Top of DATASET EXCERPTS
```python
class KfacBlock(C.Structure):
    _fields_ = [('kind', C.c_int32), ('index', C.c_int32), ('n_param_blocks', C.c_int32), ('param_blocks', C.c_int32 * 3),
                ('has_bias', C.c_int32), ('d_in', C.c_int32), ('d_out', C.c_int32), ('repeats', C.c_int32),
                ('a_offset', C.c_int64), ('g_offset', C.c_int64)]


_VP = C.c_void_p
SIGNATURES = {
    'ds_device_widths': (C.c_int, [C.POINTER(C.c_int32), C.POINTER(C.c_int32), C.c_int32, C.c_int32, C.c_int32, C.c_int32,
                                   C.POINTER(C.c_int32), C.POINTER(C.c_int32), C.POINTER(C.c_int32), C.POINTER(C.c_int32)]),
    'ds_system_create': (C.c_int, [C.POINTER(SystemDesc), C.POINTER(_VP)]),
    'ds_system_destroy': (None, [_VP]),
    'ds_last_error': (C.c_char_p, []),
    'ds_param_count': (C.c_int64, [_VP]),
    'ds_int8_layers': (C.c_int, [_VP]),
    'ds_param_layout': (C.c_int, [_VP, C.POINTER(ParamBlock), C.c_int]),
    'ds_workspace_bytes': (C.c_int64, [_VP, C.c_int64]),
    'ds_logpsi': (C.c_int, [_VP, _VP, _VP, C.c_int64, _VP, _VP, _VP, C.c_int64, _VP]),
    'ds_logpsi_grad': (C.c_int, [_VP, _VP, _VP, C.c_int64, _VP, _VP, _VP, _VP, C.c_int64, _VP]),
    'ds_vjp_workspace_bytes': (C.c_int64, [_VP, C.c_int64]),
    'ds_logpsi_vjp': (C.c_int, [_VP, _VP, _VP, C.c_int64, _VP, _VP, _VP, _VP, _VP, C.c_int64, _VP]),
    'ds_pretrain_workspace_bytes': (C.c_int64, [_VP, C.c_int64]),
    'ds_pretrain_loss_vjp': (C.c_int, [_VP, _VP, _VP, C.c_int64, _VP, _VP, _VP, _VP, _VP, C.c_int64, _VP]),
    'ds_kfac_block_count': (C.c_int, [_VP]),
    'ds_kfac_layout': (C.c_int, [_VP, C.POINTER(KfacBlock), C.c_int]),
    'ds_kfac_workspace_bytes': (C.c_int64, [_VP, C.c_int64]),
    'ds_kfac_factors': (C.c_int, [_VP, _VP, _VP, C.c_int64, _VP, _VP, _VP, C.c_int64, _VP]),
    'ds_orbitals': (C.c_int, [_VP, _VP, _VP, C.c_int64, _VP, _VP, _VP, C.c_int64, _VP]),
    'ds_ewald': (C.c_int, [_VP, _VP, C.c_int64, _VP, _VP]),
    'ds_local_energy': (C.c_int, [_VP, _VP, _VP, C.c_int64, _VP, _VP, _VP, _VP, _VP, C.c_int64, _VP]),
    'ds_enforce_pbc': (C.c_int, [_PD, C.c_int, _VP, C.c_int64, _VP, _VP, _VP]),
    'ds_observables_workspace_bytes': (C.c_int64, [C.c_int64, C.c_int]),
    'ds_observables': (C.c_int, [_PD, C.c_int, _VP, C.c_int64, C.c_int64, C.POINTER(C.c_int32), C.c_int, C.c_int, _VP, _VP,
                                 C.c_int64, _VP]),
    'ds_mh_propose': (C.c_int, [_VP, _VP, _VP, C.c_double, C.c_int64, _VP, _VP]),
    'ds_mh_accept': (C.c_int, [_VP, _VP, _VP, _VP, _VP, _VP, C.c_int64, _VP, _VP]),
    'ds_mh_propose_ex': (C.c_int, [_VP, C.c_int, _VP, _VP, C.c_double, _VP, C.c_int, C.c_int64, _VP, _VP, _VP]),
    'ds_mh_accept_ex': (C.c_int, [_VP, C.c_int, _VP, _VP, _VP, _VP, _VP, _VP, C.c_double, _VP, _VP, C.c_int, C.c_int64, _VP, _VP, _VP]),
    'ds_mcmc_workspace_bytes': (C.c_int64, [_VP, C.c_int64]),
    'ds_mcmc_step': (C.c_int, [_VP, _VP, _VP, _VP, C.c_int64, C.c_int, C.c_double, C.c_uint64, C.c_uint64, _VP, _VP, C.c_int, _VP, _VP,
                              C.c_int64, _VP]),
    'ds_mcmc_step_one_electron': (C.c_int, [_VP, _VP, _VP, _VP, C.c_int64, C.c_int, C.c_int, C.c_double, C.c_uint64, C.c_uint64, _VP, _VP,
                                           C.c_int, _VP, _VP, C.c_int64, _VP]),
    'ds_mcmc_step_importance': (C.c_int, [_VP, _VP, _VP, _VP, C.c_int64, C.c_int, C.c_double, C.c_uint64, C.c_uint64, _VP, _VP, C.c_int,
                                         _VP, _VP, C.c_int64, _VP]),
    'ds_mcmc_step_asymmetric': (C.c_int, [_VP, _VP, _VP, _VP, C.c_int64, C.c_int, C.c_double, _VP, C.c_int, C.c_uint64, C.c_uint64, _VP, _VP,
                                         C.c_int, _VP, _VP, C.c_int64, _VP]),
    'ds_philox_host': (None, [C.c_uint64, C.c_uint64, C.c_uint64, C.c_uint64, C.c_int, C.POINTER(C.c_uint32)]),
# ... 38 lines not shown
```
Bottom of DATASET EXCERPTS
WHAT TO DO » Reply with nothing but the number of lines in the entries that include "None".

OUTPUT BELOW » 2